ACTIVITY - Find every line with the string "position" in the material below and copy it.

DATASET RECORDS -
__________________________________________________

# mozilla/mozjpeg

Measured on NVIDIA H100. Metric: megapixels/sec encode (4K RGB q75 4:2:0), higher is better.
Workload: dtype u8 in / int32 DCT / fp32 trellis costs / u8 out

## Files before the change

mozjpeg_b200/csrc/kernels.cu:

```cuda
#include "kernels.cuh"
#include <cuda_fp16.h>
#include <cuda.h>
#include <cstdio>
#include <cstdlib>
#include <type_traits>

namespace b200 {

unsigned long long g_kernel_launches = 0;
#define LAUNCHED() (++g_kernel_launches)

__constant__ uint8_t c_zz[64] = {
   0,  1,  8, 16,  9,  2,  3, 10, 17, 24, 32, 25, 18, 11,  4,  5,
  12, 19, 26, 33, 40, 48, 41, 34, 27, 20, 13,  6,  7, 14, 21, 28,
  35, 42, 49, 56, 57, 50, 43, 36, 29, 22, 15, 23, 30, 37, 44, 51,
  58, 59, 52, 45, 38, 31, 39, 46, 53, 60, 61, 54, 47, 55, 62, 63};
__constant__ uint8_t c_izz[64] = {
   0,  1,  5,  6, 14, 15, 27, 28,  2,  4,  7, 13, 16, 26, 29, 42,
   3,  8, 12, 17, 25, 30, 41, 43,  9, 11, 18, 24, 31, 40, 44, 53,
  10, 19, 23, 32, 39, 45, 52, 54, 20, 22, 33, 38, 46, 51, 55, 60,
  21, 34, 37, 47, 50, 56, 59, 61, 35, 36, 48, 49, 57, 58, 62, 63};
__constant__ unsigned long long c_izz_col[8] = {0x2315140a09030200ull, 0x242216130b080401ull, 0x30252117120c0705ull, 0x312f262018110d06ull, 0x39322e271f19100eull, 0x3a38332d281e1a0full, 0x3e3b37342c291d1bull, 0x3f3d3c36352b2a1cull};
#ifndef FWD_KZ_PACKED
#define FWD_KZ_PACKED 1
#endif
#define ZZ_LIST \
  X(0,0) X(1,1) X(2,8) X(3,16) X(4,9) X(5,2) X(6,3) X(7,10) X(8,17) X(9,24) X(10,32) X(11,25) X(12,18) X(13,11) X(14,4) X(15,5) \
  X(16,12) X(17,19) X(18,26) X(19,33) X(20,40) X(21,48) X(22,41) X(23,34) X(24,27) X(25,20) X(26,13) X(27,6) X(28,7) X(29,14) X(30,21) X(31,28) \
  X(32,35) X(33,42) X(34,49) X(35,56) X(36,57) X(37,50) X(38,43) X(39,36) X(40,29) X(41,22) X(42,15) X(43,23) X(44,30) X(45,37) X(46,44) X(47,51) \
  X(48,58) X(49,59) X(50,52) X(51,45) X(52,38) X(53,31) X(54,39) X(55,46) X(56,53) X(57,60) X(58,61) X(59,54) X(60,47) X(61,55) X(62,62) X(63,63)

#define NAT_LIST Y(1,1) Y(2,5) Y(3,6) Y(4,14) Y(5,15) Y(6,27) Y(7,28) Y(8,2) Y(9,4) Y(10,7) Y(11,13) Y(12,16) Y(13,26) Y(14,29) Y(15,42) Y(16,3) Y(17,8) Y(18,12) Y(19,17) Y(20,25) Y(21,30) Y(22,41) Y(23,43) Y(24,9) Y(25,11) Y(26,18) Y(27,24) Y(28,31) Y(29,40) Y(30,44) Y(31,53) Y(32,10) Y(33,19) Y(34,23) Y(35,32) Y(36,39) Y(37,45) Y(38,52) Y(39,54) Y(40,20) Y(41,22) Y(42,33) Y(43,38) Y(44,46) Y(45,51) Y(46,55) Y(47,60) Y(48,21) Y(49,34) Y(50,37) Y(51,47) Y(52,50) Y(53,56) Y(54,59) Y(55,61) Y(56,35) Y(57,36) Y(58,48) Y(59,49) Y(60,57) Y(61,58) Y(62,62) Y(63,63)

__device__ __forceinline__ int nbits_of(int v) { return 32 - __clz(v); }

template <int SB>
__device__ __forceinline__ int convert_sample(const uint8_t *__restrict__ px, int cs_mode, int comp, int first, int swap)
{
  constexpr int MAXJ = SB == 1 ? 255 : 4095, CENTRE = (MAXJ + 1) / 2;
  auto smp = [&](int k) -> int { return SB == 1 ? (int)px[k] : (int)(reinterpret_cast<const uint16_t *>(px)[k] & 0xFFF); };
  if (cs_mode == 2 || comp == 3) {
    const int k = first + (swap ? 2 - comp : comp);
    return SB == 1 || cs_mode == 2 ? smp(k) : (int)reinterpret_cast<const uint16_t *>(px)[k];
  }
  const int inv = cs_mode == 3 ? MAXJ : 0;
  const int r = smp(first + (swap ? 2 : 0)) ^ inv, g = smp(first + 1) ^ inv, b = smp(first + (swap ? 0 : 2)) ^ inv;
  if (comp == 0) return (19595 * r + 38470 * g + 7471 * b + 32768) >> 16;
  if (comp == 1) return (-11059 * r - 21709 * g + 32768 * b + (CENTRE << 16) + 32767) >> 16;
  return (32768 * r - 27439 * g - 5329 * b + (CENTRE << 16) + 32767) >> 16;
}

#define DESCALE(x, n) (((x) + (1 << ((n) - 1))) >> (n))
template <int PASS, int P1 = 2>
__device__ __forceinline__ void fdct_1d(int &d0, int &d1, int &d2, int &d3, int &d4, int &d5, int &d6, int &d7)
{
  int t0 = d0 + d7, t7 = d0 - d7, t1 = d1 + d6, t6 = d1 - d6;
  int t2 = d2 + d5, t5 = d2 - d5, t3 = d3 + d4, t4 = d3 - d4;
  int t10 = t0 + t3, t13 = t0 - t3, t11 = t1 + t2, t12 = t1 - t2;
  constexpr int SH = PASS == 0 ? 13 - P1 : 13 + P1;
  if (PASS == 0) { d0 = (t10 + t11) << P1; d4 = (t10 - t11) << P1; }
  else { d0 = DESCALE(t10 + t11, P1); d4 = DESCALE(t10 - t11, P1); }
  int z1 = (t12 + t13) * 4433;
  d2 = DESCALE(z1 + t13 * 6270, SH);
  d6 = DESCALE(z1 + t12 * (-15137), SH);
  z1 = t4 + t7; int z2 = t5 + t6, z3 = t4 + t6, z4 = t5 + t7;
  int z5 = (z3 + z4) * 9633;
  t4 *= 2446; t5 *= 16819; t6 *= 25172; t7 *= 12299;
  z1 *= -7373; z2 *= -20995; z3 *= -16069; z4 *= -3196;
  z3 += z5; z4 += z5;
  d7 = DESCALE(t4 + z1 + z3, SH);
  d5 = DESCALE(t5 + z2 + z4, SH);
  d3 = DESCALE(t6 + z2 + z3, SH);
  d1 = DESCALE(t7 + z1 + z4, SH);
}

__device__ __forceinline__ float catmull_rom(int v1, int v2, int v3, int v4, float t, int size)
{
  const int tan1 = (v3 - v1) * size, tan2 = (v4 - v2) * size;
  const float t2 = t * t, t3 = t2 * t;
  const float f1 = 2.f * t3 - 3.f * t2 + 1.f;
  const float f2 = -2.f * t3 + 3.f * t2;
  const float f3 = t3 - 2.f * t2 + t;
  const float f4 = t3 - t2;
  return (float)v2 * f1 + (float)tan1 * f3 + (float)v3 * f2 + (float)tan2 * f4;
}
template <class Acc>
__device__ __forceinline__ void deringing_block(Acc A, int q0, int sum, int cnt)
{
  const int maxsample = 127, size = 64;
  int m = min(min(31, 2 * q0), (maxsample * size - sum) / cnt);
  int maxover = maxsample + m;
  int n = 0;
  do {
    if (A.get(c_zz[n]) < maxsample) { n++; continue; }
    int start = n;
    while (++n < size && A.get(c_zz[n]) >= maxsample) {}
    int end = n;
    int f1 = A.get(c_zz[start >= 1 ? start - 1 : 0]);
    int f2 = A.get(c_zz[start >= 2 ? start - 2 : 0]);
    int l1 = A.get(c_zz[end < size - 1 ? end : size - 1]);
    int l2 = A.get(c_zz[end < size - 2 ? end + 1 : size - 1]);
    int fslope = max(f1 - f2, maxsample - f1);
    int lslope = max(l1 - l2, maxsample - l1);
    if (start == 0) fslope = lslope;
    if (end == size) lslope = fslope;
    int length = end - start;
    float step = 1.f / (float)(length + 1);
    float position = step;
    for (int i = start; i < end; i++, position += step) {
      int tmp = (int)ceilf(catmull_rom(maxsample - fslope, maxsample, maxsample, maxsample - lslope, position, length));
      A.set(c_zz[i], min(tmp, maxover));
    }
    n++;
  } while (n < size);
}
struct LocalAcc { int *d; __device__ int get(int n) const { return d[n]; } __device__ void set(int n, int v) const { d[n] = v; } };
struct PlaneAcc {
  int16_t *p; int pitch;
  __device__ int get(int n) const { return p[(n >> 3) * pitch + (n & 7)]; }
  __device__ void set(int n, int v) const { p[(n >> 3) * pitch + (n & 7)] = (int16_t)v; }
};

__device__ __forceinline__ unsigned quant_one(int x, QuantConst k, int dering)
{
  unsigned a = (unsigned)abs(x) + k.bias;
  int q = (int)(((unsigned long long)a * k.mul) >> k.shift);
  if (dering) q = min(q, 1023);
  return (unsigned)(x < 0 ? -q : q);
}

__device__ __forceinline__ void fdct_ifast_1d(int &d0, int &d1, int &d2, int &d3, int &d4, int &d5, int &d6, int &d7)
{
  int tmp0 = d0 + d7, tmp7 = d0 - d7, tmp1 = d1 + d6, tmp6 = d1 - d6;
  int tmp2 = d2 + d5, tmp5 = d2 - d5, tmp3 = d3 + d4, tmp4 = d3 - d4;
  int tmp10 = tmp0 + tmp3, tmp13 = tmp0 - tmp3, tmp11 = tmp1 + tmp2, tmp12 = tmp1 - tmp2;
  d0 = tmp10 + tmp11; d4 = tmp10 - tmp11;
  int z1 = ((tmp12 + tmp13) * 181) >> 8;
  d2 = tmp13 + z1; d6 = tmp13 - z1;
  tmp10 = tmp4 + tmp5; tmp11 = tmp5 + tmp6; tmp12 = tmp6 + tmp7;
  int z5 = ((tmp10 - tmp12) * 98) >> 8;
  int z2 = ((tmp10 * 139) >> 8) + z5;
  int z4 = ((tmp12 * 334) >> 8) + z5;
  int z3 = (tmp11 * 181) >> 8;
  int z11 = tmp7 + z3, z13 = tmp7 - z3;
  d5 = z13 + z2; d3 = z13 - z2; d1 = z11 + z4; d7 = z11 - z4;
}
__constant__ short c_aanscales[64] = {
  16384, 22725, 21407, 19266, 16384, 12873,  8867,  4520,
  22725, 31521, 29692, 26722, 22725, 17855, 12299,  6270,
  21407, 29692, 27969, 25172, 21407, 16819, 11585,  5906,
  19266, 26722, 25172, 22654, 19266, 15137, 10426,  5315,
  16384, 22725, 21407, 19266, 16384, 12873,  8867,  4520,
  12873, 17855, 16819, 15137, 12873, 10114,  6967,  3552,
   8867, 12299, 11585, 10426,  8867,  6967,  4799,  2446,
   4520,  6270,  5906,  5315,  4520,  3552,  2446,  1247};

__device__ __forceinline__ void fdct_float_1d(float &d0, float &d1, float &d2, float &d3, float &d4, float &d5, float &d6, float &d7)
{
  float tmp0 = d0 + d7, tmp7 = d0 - d7, tmp1 = d1 + d6, tmp6 = d1 - d6;
  float tmp2 = d2 + d5, tmp5 = d2 - d5, tmp3 = d3 + d4, tmp4 = d3 - d4;
  float tmp10 = tmp0 + tmp3, tmp13 = tmp0 - tmp3, tmp11 = tmp1 + tmp2, tmp12 = tmp1 - tmp2;
  d0 = tmp10 + tmp11; d4 = tmp10 - tmp11;
  float z1 = (tmp12 + tmp13) * 0.707106781f;
  d2 = tmp13 + z1; d6 = tmp13 - z1;
  tmp10 = tmp4 + tmp5; tmp11 = tmp5 + tmp6; tmp12 = tmp6 + tmp7;
  float z5 = (tmp10 - tmp12) * 0.382683433f;
  float z2 = 0.541196100f * tmp10 + z5;
  float z4 = 1.306562965f * tmp12 + z5;
  float z3 = tmp11 * 0.707106781f;
  float z11 = tmp7 + z3, z13 = tmp7 - z3;
  d5 = z13 + z2; d3 = z13 - z2; d1 = z11 + z4; d7 = z11 - z4;
}
__device__ __forceinline__ void deringing_block_float(float *data, int q0, float sum, int cnt)
{
  const float maxsample = 127.0f; const int size = 64;
  const int a = min(31, 2 * q0); const float bq = (maxsample * size - sum) / (float)cnt;
  const float maxovershoot = maxsample + ((float)a < bq ? (float)a : bq);
  int n = 0;
  do {
    if (data[c_zz[n]] < maxsample) { n++; continue; }
    int start = n;
    while (++n < size && data[c_zz[n]] >= maxsample) {}
    int end = n;
    float f1 = data[c_zz[start >= 1 ? start - 1 : 0]], f2 = data[c_zz[start >= 2 ? start - 2 : 0]];
    float l1 = data[c_zz[end < size - 1 ? end : size - 1]], l2 = data[c_zz[end < size - 2 ? end + 1 : size - 1]];
    float fslope = fmaxf(f1 - f2, maxsample - f1), lslope = fmaxf(l1 - l2, maxsample - l1);
    if (start == 0) fslope = lslope;
    if (end == size) lslope = fslope;
    int length = end - start;
    float step = 1.f / (float)(length + 1), position = step;
    for (int i = start; i < end; i++, position += step) {
      float tmp = catmull_rom((int)(maxsample - fslope), 127, 127, (int)(maxsample - lslope), position, length);
      data[c_zz[i]] = tmp < maxovershoot ? tmp : maxovershoot;
    }
    n++;
  } while (n < size);
}
__constant__ double c_aan[8] = {1.0, 1.387039845, 1.306562965, 1.175875602, 1.0, 0.785694958, 0.541196100, 0.275899379};

__device__ __forceinline__ unsigned qc_d(const QuantTables *__restrict__ qt, int t, int i) { return qt->q[t][i].d; }
template <int PREC, int DCTM>
__global__ void __launch_bounds__(128) k_forward(Geom g, const uint8_t *__restrict__ src,
                                                 const QuantTables *__restrict__ qt, int dering,
                                                 DcRec *__restrict__ rec, RecLayout rl)
{
  constexpr int CENTRE = 1 << (PREC - 1);
  constexpr int SB = PREC == 8 ? 1 : 2;
  constexpr int P1 = PREC == 8 ? 2 : 1;
  const int ci = blockIdx.z % g.nc, img = blockIdx.z / g.nc;
  const CompGeom &c = g.c[ci];
  int bx = blockIdx.x * blockDim.x + threadIdx.x;
  int by = blockIdx.y;
  if (bx >= c.wib || by >= c.hib) return;
  auto set = [&] { return qset_of(qt, g, img); };
  const uint8_t *base = src + (size_t)img * g.image_stride;
  int ws[64];
  const int comp = g.cs_mode == 1 ? 0 : ci;
  auto component = [&](const uint8_t *px) -> int { return convert_sample<SB>(px, g.cs_mode, comp, g.px_first, g.px_swap); };
#pragma unroll
  for (int y = 0; y < 8; y++) {
    int yo = by * 8 + y;
    int yy = min(yo, c.rows_avail - 1);
    int grp = yy / c.v, sub = yy - grp * c.v;
    int iy0 = grp * g.vmax + sub * c.vx;
#pragma unroll
    for (int x = 0; x < 8; x++) {
      int xo = bx * 8 + x;
      if (g.raw_in) {
        const uint8_t *q = g.plane[ci] + (size_t)img * g.plane_stride[ci] + (size_t)yo * g.plane_pitch[ci] + (size_t)xo * SB;
        ws[8 * y + x] = (SB == 1 ? (int)*q : (int)*reinterpret_cast<const uint16_t *>(q)) - CENTRE;
        continue;
      }
      int sum = 0;
      for (int dv = 0; dv < c.vx; dv++) {
        int iy = min(iy0 + dv, g.H - 1);
        const uint8_t *row = base + (size_t)iy * g.row_pitch;
        for (int du = 0; du < c.hx; du++) {
          int ix = min(xo * c.hx + du, g.W - 1);
          sum += component(row + (size_t)ix * g.in_comps * SB);
        }
      }
      int val;
      if (c.hx == 1 && c.vx == 1) val = sum;
      else if (c.hx == 2 && c.vx == 1) val = (sum + (xo & 1)) >> 1;
      else if (c.hx == 2 && c.vx == 2) val = (sum + 1 + (xo & 1)) >> 2;
      else { int np = c.hx * c.vx; val = (sum + np / 2) / np; }
      ws[8 * y + x] = val - CENTRE;
    }
  }
  int qv[64];
  if (DCTM == 2) {
    float wf[64];
    int sum = 0, cnt = 0;
#pragma unroll
    for (int i = 0; i < 64; i++) { wf[i] = (float)ws[i]; sum += ws[i]; cnt += (ws[i] >= 127); }
    if (dering && cnt != 0 && cnt != 64) deringing_block_float(wf, (int)set()->q[c.qt][0].d >> 3, (float)sum, cnt);
#pragma unroll
    for (int r = 0; r < 8; r++) fdct_float_1d(wf[8 * r], wf[8 * r + 1], wf[8 * r + 2], wf[8 * r + 3], wf[8 * r + 4], wf[8 * r + 5], wf[8 * r + 6], wf[8 * r + 7]);
#pragma unroll
    for (int col = 0; col < 8; col++) fdct_float_1d(wf[col], wf[8 + col], wf[16 + col], wf[24 + col], wf[32 + col], wf[40 + col], wf[48 + col], wf[56 + col]);
    const float *fd = set()->fdiv[c.qt];
#pragma unroll
    for (int i = 0; i < 64; i++) {
      float v = wf[i];
      v = (float)((double)v / c_aan[i & 7]);
      v = (float)((double)v / c_aan[i >> 3]);
      ws[i] = (v >= 0.0f) ? (int)((double)v + 0.5) : (int)((double)v - 0.5);
      int q = (int)(int16_t)(__float2int_rz(wf[i] * fd[i] + 16384.5f) - 16384);
      if (dering) q = max(-1023, min(1023, q));
      qv[i] = q;
    }
  } else {
    if (dering) {
      int sum = 0, cnt = 0;
#pragma unroll
      for (int i = 0; i < 64; i++) { sum += ws[i]; cnt += (ws[i] >= 127); }
      if (cnt != 0 && cnt != 64) {
        int tmp[64];
#pragma unroll
        for (int i = 0; i < 64; i++) tmp[i] = ws[i];
        deringing_block(LocalAcc{tmp}, (int)set()->q[c.qt][0].d >> 3, sum, cnt);
#pragma unroll
        for (int i = 0; i < 64; i++) ws[i] = tmp[i];
      }
    }
    if (DCTM == 1) {
#pragma unroll
      for (int r = 0; r < 8; r++) fdct_ifast_1d(ws[8 * r], ws[8 * r + 1], ws[8 * r + 2], ws[8 * r + 3], ws[8 * r + 4], ws[8 * r + 5], ws[8 * r + 6], ws[8 * r + 7]);
#pragma unroll
      for (int col = 0; col < 8; col++) fdct_ifast_1d(ws[col], ws[8 + col], ws[16 + col], ws[24 + col], ws[32 + col], ws[40 + col], ws[48 + col], ws[56 + col]);
      const IfastConst *ic = set()->ifast[c.qt];
#pragma unroll
      for (int i = 0; i < 64; i++) {
        const int x = ws[i], sc = c_aanscales[i];
        const int a = abs(x);
        int q;
        if (PREC == 8) {
          const IfastConst k = ic[i];
          q = (int)(int16_t)(int)(((unsigned long long)(unsigned)(a + (int)k.corr) * k.recip) >> (k.shift + 32));
        } else {
          const int d = (int)(((long long)((int)qc_d(set(), c.qt, i) >> 3) * sc + (1 << 10)) >> 11);
          q = (int)(int16_t)((a + (d >> 1)) / d);
        }
        if (x < 0) q = (int)(int16_t)(-q);
        if (dering) q = max(-1023, min(1023, q));
        qv[i] = q;
        ws[i] = (int)((x >= 0) ? ((long long)x * 32768 + sc) / (2 * sc) : ((long long)x * 32768 - sc) / (2 * sc));
      }
    } else {
#pragma unroll
      for (int r = 0; r < 8; r++)
        fdct_1d<0, P1>(ws[8 * r], ws[8 * r + 1], ws[8 * r + 2], ws[8 * r + 3], ws[8 * r + 4], ws[8 * r + 5], ws[8 * r + 6], ws[8 * r + 7]);
#pragma unroll
      for (int col = 0; col < 8; col++)
        fdct_1d<1, P1>(ws[col], ws[8 + col], ws[16 + col], ws[24 + col], ws[32 + col], ws[40 + col], ws[48 + col], ws[56 + col]);
    }
  }
  const QuantConst *qc = set()->q[c.qt];
  if (rec) {
    float norm = 0.0f; unsigned long long mask = 0;
#pragma unroll
    for (int i = 1; i < 64; i++) {
      norm += (float)(ws[i] * ws[i]);
      bool nz;
      if (DCTM == 0) nz = quant_one(ws[i], qc[i], dering) != 0u;
      else { const int dq = (int)qc[i].d; nz = abs(ws[i]) >= dq - dq / 2; }
      if (nz) mask |= 1ull << c_izz[i];
    }
    DcRec rr; rr.lambda_dc = norm; rr.raw_dc = (int16_t)ws[0]; rr.nz = (uint8_t)__popcll(mask); rr.pad = 0; rr.nzmask = mask;
    rec[(size_t)img * rl.per_image + rl.comp_off[ci] + (size_t)by * c.wib + bx] = rr;
  }
  size_t blk = ((size_t)img * c.hpad + by) * c.wpad + bx;
  uint4 *dq = reinterpret_cast<uint4 *>(c.coef + blk * 64);
  uint4 *dr = reinterpret_cast<uint4 *>(c.raw + blk * 64);
  unsigned pq[32], pr[32];
#define X(k, n) { unsigned qq = (DCTM == 0 ? quant_one(ws[n], qc[n], dering) : (unsigned)qv[n]) & 0xFFFFu, rr = (unsigned)ws[n] & 0xFFFFu; \
                  if ((k) & 1) { pq[(k) >> 1] |= qq << 16; pr[(k) >> 1] |= rr << 16; } else { pq[(k) >> 1] = qq; pr[(k) >> 1] = rr; } }
  ZZ_LIST
#undef X
#pragma unroll
  for (int v = 0; v < 8; v++) {
    dq[v] = make_uint4(pq[4 * v], pq[4 * v + 1], pq[4 * v + 2], pq[4 * v + 3]);
    dr[v] = make_uint4(pr[4 * v], pr[4 * v + 1], pr[4 * v + 2], pr[4 * v + 3]);
  }
}
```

__________________________________________________

TASK SOLUTION -
    float position = step;
    for (int i = start; i < end; i++, position += step) {
      int tmp = (int)ceilf(catmull_rom(maxsample - fslope, maxsample, maxsample, maxsample - lslope, position, length));
    float step = 1.f / (float)(length + 1), position = step;
    for (int i = start; i < end; i++, position += step) {
      float tmp = catmull_rom((int)(maxsample - fslope), 127, 127, (int)(maxsample - lslope), position, length);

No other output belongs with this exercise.